# Fun aquarium fish survey



## ifitch (Sep 11, 2010)

Fun fish survey - Aquarist Personality Profile or What fish are you 

This survey does 2 things.... 

1. It will determine your "aquarist personality" or tell you what type of fish you are. 
2. It will provide the information to fish conservation researchers. 

At no point does it ask you for any identifying information, so you don't have to worry about being spammed. 

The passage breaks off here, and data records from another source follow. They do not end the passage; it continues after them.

struct GpuEngine::KernelArgs {
  static FilterParams Filter(const GpuEngine& e, const WorkSet& W, const uint8_t* d_arena, uint64_t n_bytes,
                             const SkipIn* skip) {
    FilterParams fp;
    fp.arena = d_arena;
    fp.n_bytes = n_bytes;
    fp.reach = e.d_reach_;
    fp.diag_mode = e.diag_mode_;
    fp.nl = static_cast<uint16_t*>(e.d_nl_);
    fp.recs = static_cast<uint32_t*>(e.d_recs_);
    fp.rec_cap = e.caps_.rec;
    fp.counters = W.counters;
    fp.runs = skip ? static_cast<const uint2*>(W.runs) : nullptr;
    fp.run_info = skip ? W.skip_info : nullptr;
    return fp;
  }
  static ConfirmParams Confirm(const GpuEngine& e, const WorkSet& W, const uint8_t* d_arena, uint64_t n_bytes,
                               const uint64_t* d_offsets) {
    ConfirmParams cp;
    cp.arena = d_arena;
    cp.n_bytes = n_bytes;
    cp.off = d_offsets;
    cp.chunk_file = static_cast<const uint32_t*>(W.chunk_file);
    cp.nl = static_cast<const uint16_t*>(e.d_nl_);
    cp.reach = e.d_reach_;
    cp.tabs = e.d_ftabs_;
    cp.tabs_bytes = e.ftabs_bytes_;
    cp.t_bucket_off = e.ft_bucket_off_;
    cp.t_bucket_items = e.ft_bucket_items_;
    cp.t_items = e.ft_items_;
    cp.t_item_ids = e.ft_item_ids_;
    cp.t_item_cls = e.ft_item_cls_;
    cp.t_classes = e.ft_classes_;
    cp.anchors = e.d_anchors_;
    cp.rules = e.d_rules_;
    cp.nfa = e.d_nfa_;
    cp.recs = static_cast<const uint32_t*>(e.d_recs_);
    cp.rec_cap = e.caps_.rec;
    cp.flags = static_cast<uint32_t*>(W.flags);
    cp.counters = W.counters;
    cp.hits = static_cast<uint32_t*>(e.d_hits_);
    cp.hit_cap = e.caps_.hit;
    cp.folds = static_cast<FoldSite*>(e.d_folds_);
    cp.fold_cap = e.caps_.fold;
    cp.diag = e.diag_confirm_;
    cp.kwbits = static_cast<uint32_t*>(W.kw);
    cp.kw_words = e.kw_words_;
    cp.core = e.d_core_;
    cp.group_items = e.d_group_items_;
    cp.bucket_groups = e.d_bucket_groups_;
    cp.item_diag = e.d_item_diag_;
    cp.t_luts = e.ft_luts_;
    cp.t_cmap = e.ft_cmap_;
    cp.t_ccore = e.ft_ccore_;
    cp.t_gitems = e.ft_gitems_;
    cp.t_bgroups = e.ft_bgroups_;
    cp.n_cls = e.n_core_cls_;
    cp.t_hkeys = e.ft_hkeys_;
    cp.t_hitems = e.ft_hitems_;
    cp.hash_bits = e.hash_bits_;
    cp.hash_buckets = e.hash_buckets_;
    cp.n_classes_lds = e.c_stage_classes_ ? e.n_fclasses_ : 0u;
    return cp;
  }
  static FoldParams Fold(const GpuEngine& e, const WorkSet& W, const uint8_t* d_arena, const uint64_t* d_offsets) {
    FoldParams fo;
    fo.arena = d_arena;
    fo.off = d_offsets;
    fo.tabs = e.d_ftabs_;
    fo.tabs_bytes = e.ftabs_fold_bytes_;
    fo.t_items = e.ft_items_;
    fo.t_item_ids = e.ft_item_ids_;
    fo.t_item_cls = e.ft_item_cls_;
    fo.t_classes = e.ft_classes_;
    fo.n_items = e.n_fitems_;
    fo.stage_items = e.fold_stage_ ? 1u : 0u;
    fo.n_classes = e.n_fclasses_;
    static const uint32_t fold_diag =
        std::getenv("TSG_DIAG_FOLD") ? uint32_t(std::atoi(std::getenv("TSG_DIAG_FOLD"))) : 0u;
    fo.diag = fold_diag;
    fo.pairs = static_cast<const FoldPair*>(e.d_fold_pairs_);
    fo.first = static_cast<const uint32_t*>(e.d_fold_first_);
    fo.n_pairs_k = e.n_fold_pairs_k_;
    fo.n_pairs_s = e.n_fold_pairs_s_;
    fo.n_cap_k = e.n_fold_cap_k_;
    fo.n_cap_s = e.n_fold_cap_s_;
    fo.folds = static_cast<const FoldSite*>(e.d_folds_);
    fo.fold_cap = e.caps_.fold;
    fo.idx_off = static_cast<const uint32_t*>(e.d_fold_idx_off_);
    fo.idx_items = static_cast<const uint32_t*>(e.d_fold_idx_items_);
    fo.n_cap_k_idx = e.n_fold_cap_k_idx_;
    fo.n_cap_s_idx = e.n_fold_cap_s_idx_;
    fo.hits = static_cast<uint32_t*>(e.d_hits_);
    fo.hit_cap = e.caps_.hit;
    fo.counters = W.counters;
    return fo;
  }
  static KwFoldParams KwFold(const GpuEngine& e, const WorkSet& W, const uint8_t* d_arena,
                             const uint64_t* d_offsets) {
    KwFoldParams kf;
    kf.arena = d_arena;
    kf.off = d_offsets;
    kf.tabs = static_cast<const uint8_t*>(e.d_ftabs_);
    kf.t_items = e.ft_items_;
    kf.t_item_ids = e.ft_item_ids_;
    kf.t_item_cls = e.ft_item_cls_;
    kf.t_classes = e.ft_classes_;
    kf.pairs = static_cast<const FoldPair*>(e.d_kwfold_pairs_);
    kf.n_rng_i = e.n_kwf_ri_;
    kf.n_rng_k = e.n_kwf_rk_;
    kf.n_cap_i = e.n_kwf_ci_;
    kf.n_cap_k = e.n_kwf_ck_;
    kf.folds = static_cast<const FoldSite*>(e.d_folds_);
    kf.fold_cap = e.caps_.fold;
    kf.counters = W.counters;
    kf.kwbits = static_cast<uint32_t*>(W.kw);
    kf.kw_words = e.kw_words_;
    return kf;
  }
  static NfaParams Nfa(const GpuEngine& e, const WorkSet& W, const uint8_t* d_arena, const uint64_t* d_offsets,
                       uint32_t n_files, const SkipIn* skip) {
    NfaParams np;
    np.arena = d_arena;
    np.off = d_offsets;
    np.n_files = n_files;
    np.nl = static_cast<const uint16_t*>(e.d_nl_);
    np.anchors = e.d_anchors_;
    np.rules = e.d_rules_;
    np.rule_kw = e.d_rule_kw_;
    np.kwbits = static_cast<const uint32_t*>(W.kw);
    np.kw_words = e.kw_words_;
    np.flags = static_cast<const uint32_t*>(W.flags);
    np.nfa = e.d_nfa_;
    np.hits = static_cast<const uint32_t*>(e.d_hits_);
    np.hit_cap = e.caps_.hit;
    np.counters = W.counters;
    static const uint32_t verify_diag =
        std::getenv("TSG_DIAG_VERIFY") ? uint32_t(std::atoi(std::getenv("TSG_DIAG_VERIFY"))) : 0u;
    np.diag = verify_diag;
    np.cands = static_cast<Candidate*>(W.cands);
    np.cand_cap = e.caps_.cand;
    np.fullscan_rules = e.d_fullscan_rules_;
    np.n_fullscan_rules = e.n_fullscan_rules_;
    np.fs_chunk = e.fs_chunk_;
    np.skip = skip ? skip->d_skip : nullptr;
    np.drop_marked = skip && skip->drop_marked ? 1u : 0u;
    np.kw_fold = e.kw_fold_ ? 1u : 0u;
    return np;
  }
  static FsLists FullScanLists(const GpuEngine& e, const WorkSet& W) {
    FsLists fq;
    fq.pairs = static_cast<FsPair*>(e.d_fs_pairs_);
    fq.pair_cap = e.caps_.fs_pair;
    fq.tasks = static_cast<FsTask*>(e.d_fs_tasks_);
    fq.task_cap = e.caps_.fs_task;
    fq.wave_pairs = static_cast<uint32_t*>(e.d_fs_wave_);
    fq.ctr = W.fs_ctr;
    fq.task_min = e.caps_.fs_task_bytes;
    return fq;
  }
};

bool GpuEngine::EnqueuePhase(const uint8_t* d_arena, uint64_t n_bytes, const uint64_t* d_offsets, uint32_t n_files,
                             uint64_t n_chunks, WorkSet& W, bool k0_aux, PhaseEvents& E, const SkipIn* skip) {
  const uint64_t f_tiles = (n_bytes + kFTile - 1) / kFTile;
  if (skip && (!skip->d_skip || f_tiles == 0)) skip = nullptr;
  if (!EnsureSets(n_chunks, n_files, f_tiles, skip != nullptr)) return false;
  if (!Ensure(&d_nl_, &cap_nl_, (n_chunks + 8) * 2) ||
      !Ensure(&d_folds_, &cap_folds_, size_t(caps_.fold) * sizeof(FoldSite)) ||
      !Ensure(&d_recs_, &cap_recs_, size_t(caps_.rec) * 4) ||
      !Ensure(&d_hits_, &cap_hits_, size_t(caps_.hit) * 12))
    return false;
  if (n_fullscan_rules_ > 0 &&
      (!Ensure(&d_fs_pairs_, &cap_fs_pairs_, size_t(caps_.fs_pair) * sizeof(FsPair)) ||
       !Ensure(&d_fs_wave_, &cap_fs_wave_, size_t(caps_.fs_pair) * 4) ||
       !Ensure(&d_fs_tasks_, &cap_fs_tasks_, size_t(caps_.fs_task) * 4 * sizeof(FsTask))))
    return false;
  const hipStream_t k0s = k0_aux ? aux_stream_ : stream_;
  if (skip && skip->ready) HIP_OK(hipStreamWaitEvent(k0s, skip->ready, 0));
  if (W.free_rec) HIP_OK(hipStreamWaitEvent(k0s, W.free_ev, 0));
  if (!k0_aux && W.k0_rec) HIP_OK(hipStreamWaitEvent(stream_, W.k0_done, 0));
  if (k0_aux && k2_rec_) HIP_OK(hipStreamWaitEvent(aux_stream_, k2_done_, 0));
  if (!k0_aux) {
    HIP_OK(hipEventRecord(E.ev[kEvStart], stream_));
    if (d_item_diag_) HIP_OK(hipMemsetAsync(d_item_diag_, 0, 8 * std::max<size_t>(n_fitems_, 1), stream_));
  }
  HIP_OK(hipEventRecord(E.ev_k0[0], k0s));
  {
    const uint64_t used = (n_bytes + kChunk - 1) / kChunk;
    const uint64_t runs = (used + kK0Run - 1) / kK0Run;
    const uint64_t clear_q = (uint64_t(n_files) * (1 + kw_words_) + 3) / 4;
    const uint64_t work = std::max(runs, clear_q);
    const uint32_t blocks = uint32_t(std::max<uint64_t>(1, std::min<uint64_t>((work + 255) / 256, 8192)));
    ClearParams z;
    z.flags = static_cast<uint32_t*>(W.flags);
    z.kw = static_cast<uint32_t*>(W.kw);
    z.n_kw = uint64_t(n_files) * kw_words_;
    z.counters = W.counters;
    z.fs_ctr = n_fullscan_rules_ > 0 ? W.fs_ctr : nullptr;
    z.skip_info = skip ? W.skip_info : nullptr;
    chunk_map_kernel<<<blocks, 256, 0, k0s>>>(d_offsets, n_files, used, static_cast<uint32_t*>(W.chunk_file), z);
    HIP_OK(hipGetLastError());
  }
  if (skip) {
    const uint32_t blocks =
        uint32_t(std::max<uint64_t>(1, std::min<uint64_t>((KeepWords(f_tiles) * 64 + 255) / 256, 4096)));
    tile_keep_kernel<<<blocks, 256, 0, k0s>>>(d_offsets, n_files, static_cast<const uint32_t*>(W.chunk_file),
                                              skip->d_skip, n_bytes, f_tiles, static_cast<uint64_t*>(W.keep_bits),
                                              W.skip_info);
    HIP_OK(hipGetLastError());
    tile_runs_kernel<<<1, kRunThreads, 0, k0s>>>(static_cast<const uint64_t*>(W.keep_bits), f_tiles,
                                                 static_cast<uint2*>(W.runs), W.skip_info);
    HIP_OK(hipGetLastError());
  }
  HIP_OK(hipEventRecord(E.ev_k0[1], k0s));
  if (k0_aux) {
    HIP_OK(hipEventRecord(W.k0_done, aux_stream_));
    W.k0_rec = true;
    HIP_OK(hipEventRecord(E.ev[kEvStart], stream_));
    if (d_item_diag_) HIP_OK(hipMemsetAsync(d_item_diag_, 0, 8 * std::max<size_t>(n_fitems_, 1), stream_));
    HIP_OK(hipStreamWaitEvent(stream_, W.k0_done, 0));
  }
  const FilterParams fp = KernelArgs::Filter(*this, W, d_arena, n_bytes, skip);
  uint32_t f_grid =
      uint32_t(std::max<uint64_t>(1, std::min<uint64_t>((f_tiles + kScanWaves - 1) / kScanWaves, 256 * kFWgPerCu)));
  if (k1_grid_cap_) f_grid = std::min(f_grid, k1_grid_cap_);
  HIP_OK(hipEventRecord(E.ev[kEvK1], stream_));
  if (skip) filter_kernel<true><<<f_grid, kScanThreads, 0, stream_>>>(fp);
  else filter_kernel<false><<<f_grid, kScanThreads, 0, stream_>>>(fp);
  HIP_OK(hipGetLastError());
  HIP_OK(hipEventRecord(E.ev[kEvK2], stream_));
  const ConfirmParams cp = KernelArgs::Confirm(*this, W, d_arena, n_bytes, d_offsets);
  if (diag_mode_ == 0) {
    if (lds_tabs_)
      confirm_kernel<true><<<2048 * 256 / kCThreads, kCThreads, c_lds_bytes_, stream_>>>(cp);
    else
      confirm_kernel<false><<<2048 * 256 / kCThreadsG, kCThreadsG, c_lds_bytes_, stream_>>>(cp);
  }
  HIP_OK(hipGetLastError());
  HIP_OK(hipEventRecord(E.ev[kEvFold], stream_));
  HIP_OK(hipEventRecord(k2_done_, stream_));
  k2_rec_ = true;
  const FoldParams fo = KernelArgs::Fold(*this, W, d_arena, d_offsets);
  if (diag_mode_ == 0) {
    if (lds_tabs_)
      fold_kernel<true><<<fold_grid_, 64 * kFoldWaves, ftabs_fold_bytes_ + 32 * n_fitems_, stream_>>>(fo);
    else if (fold_stage_)
      fold_kernel<false, 16><<<2048, 64 * 16, fold_stage_bytes_, stream_>>>(fo);
    else
      fold_kernel<false><<<2048, 64 * kFoldWaves, 0, stream_>>>(fo);
  }
  HIP_OK(hipGetLastError());
  if (diag_mode_ == 0 && kw_fold_ && n_kwf_ci_ + n_kwf_ck_ > 0) {
    const KwFoldParams kf = KernelArgs::KwFold(*this, W, d_arena, d_offsets);
    kwfold_kernel<<<1024, 64 * kFoldWaves, 0, stream_>>>(kf);
    HIP_OK(hipGetLastError());
  }
  HIP_OK(hipEventRecord(E.ev[kEvVerify], stream_));
  const NfaParams np = KernelArgs::Nfa(*this, W, d_arena, d_offsets, n_files, skip);
  if (diag_mode_ == 0) verify_hits_kernel<<<verify_blocks_, 256, 0, stream_>>>(np);
  HIP_OK(hipGetLastError());
  if (np.n_fullscan_rules > 0) {
    HIP_OK(hipEventRecord(E.ev_fs, stream_));
    const FsLists fq = KernelArgs::FullScanLists(*this, W);
    const uint64_t pairs = uint64_t(n_files) * n_fullscan_rules_;
    const uint32_t pb = uint32_t(std::min<uint64_t>(std::max<uint64_t>((pairs + 255) / 256, 1), 4096));
    fs_pairs_kernel<<<pb, 256, 0, stream_>>>(np, fq);
    HIP_OK(hipGetLastError());
    fs_task_kernel<<<2048, 256, 0, stream_>>>(np, fq);
    HIP_OK(hipGetLastError());
    fs_wave_kernel<<<1024, 256, 0, stream_>>>(np, fq);
    HIP_OK(hipGetLastError());
  }
  HIP_OK(hipEventRecord(E.ev[kEvFinalize], stream_));
  if (diag_mode_ == 0) finalize_kernel<<<finalize_blocks_, 256, 0, stream_>>>(np);
  HIP_OK(hipGetLastError());
  HIP_OK(hipEventRecord(E.ev[kEvEnd], stream_));
  return true;
}


void FetchOut::Release() {
  if (owner && lease) owner->GiveFetchBuf(lease, lease_cap);
  owner = nullptr;
  lease = nullptr;
  lease_cap = 0;
  buf = nullptr;
}

void GpuEngine::SetFetchSizes(uint64_t stage_bytes, uint64_t direct_bytes) {
  fetch_stage_bytes_.store(std::max<uint64_t>(kFetchSeg, stage_bytes / kFetchSeg * kFetchSeg));
  fetch_direct_bytes_.store(std::max<uint64_t>(1, direct_bytes));
  fetchw_stage_bytes_.store(std::max<uint64_t>(kFetchGranule, stage_bytes / kFetchGranule * kFetchGranule));
}

void* GpuEngine::TakeFetchBuf(size_t need, size_t* cap) { return fetch_pool_->Take(need, cap); }
void GpuEngine::GiveFetchBuf(void* p, size_t cap) { fetch_pool_->Give(p, cap); }

bool GpuEngine::EnsureFetchStream() {
  if (fetch_stream_) return true;
  HIP_OK(hipStreamCreateWithFlags(&fetch_stream_, hipStreamNonBlocking));
  HIP_OK(hipEventCreateWithFlags(&ev_packed_, hipEventDisableTiming));
  HIP_OK(hipEventCreateWithFlags(&ev_drained_, hipEventDisableTiming));
  HIP_OK(hipEventCreate(&ev_run_f_[0]));
  HIP_OK(hipEventCreate(&ev_run_f_[1]));
  HIP_OK(hipMalloc(&d_fctr_, sizeof(FetchCounters)));
  HIP_OK(hipHostMalloc(&h_run_fctr_, sizeof(FetchCounters), hipHostMallocDefault));
  return true;
}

Here's the link to the aquarist personality survey --> 
http://survey.harconline.net/dynamicsurvey/?refer=tfkfaqp

Here's the link to the what fish are you survey --> 
http://survey.harconline.net/dynamicsurvey/?refer=tfkfft 

Share your results in a new post!


----------



## aunt kymmie (Jun 2, 2008)

Really, I'm a Tiger Oscar? I'm territorial and may eat my tankmates?? Sorry, this survey got my personality all wrong, lol. Another survey I took stated I was nothing more than a "common fish". These surveys... :squint:


----------



## Romad (Jun 28, 2009)

Well it looks like i'm a swordtail. :tanshades:


----------



## DanMarion (Apr 13, 2010)

It says I am a swordtail. idk how they got that from my answers?


----------



## Inga (Jun 8, 2010)

I am a Aurora Cichlid! | Difficulty: low-moderate | Aggressiveness: low | Size: 4" | The Aurora Cichlid is a territorial but relatively peaceful tropical fish. It loves to dig and should be provided with plenty of places to burrow and hide. Not so sure about that but.. maybe It is a pretty fish


----------



## Cornelius1208 (Aug 10, 2010)

I'm a bala shark! Difficulty: high. Aggressiveness: low. =D


----------



## badxgillen (Aug 20, 2010)

*just for fun*

bala shark for me..whatever its just for fun and helps a servey...two birds in one stone..well thanks...ADIOS...


----------



## amberjade (May 28, 2010)

I'm a Swordtail.....fair enough. lol


----------



## willow (Sep 9, 2006)

last one i took said i was a baracooooooooooooda :shock:
not taking another one :lol:

welcome ifitch by the way.


----------



## fish joey (Aug 27, 2010)

I'm a Spotted Puffer


----------



## zof (Apr 23, 2010)

You pansies!!! I will eat you all for I am:








You are a Red-bellied Piranha! | Difficulty: moderate | Aggressiveness: very high | Size: 11" | The Red-bellied Piranha is one of the most ferocious freshwater fish. It originates from the rivers of the Amazon rainforest. They can be kept in an aquarium, however it is recommended that they be kept alone. The sale of these fish is restricted in the U.S.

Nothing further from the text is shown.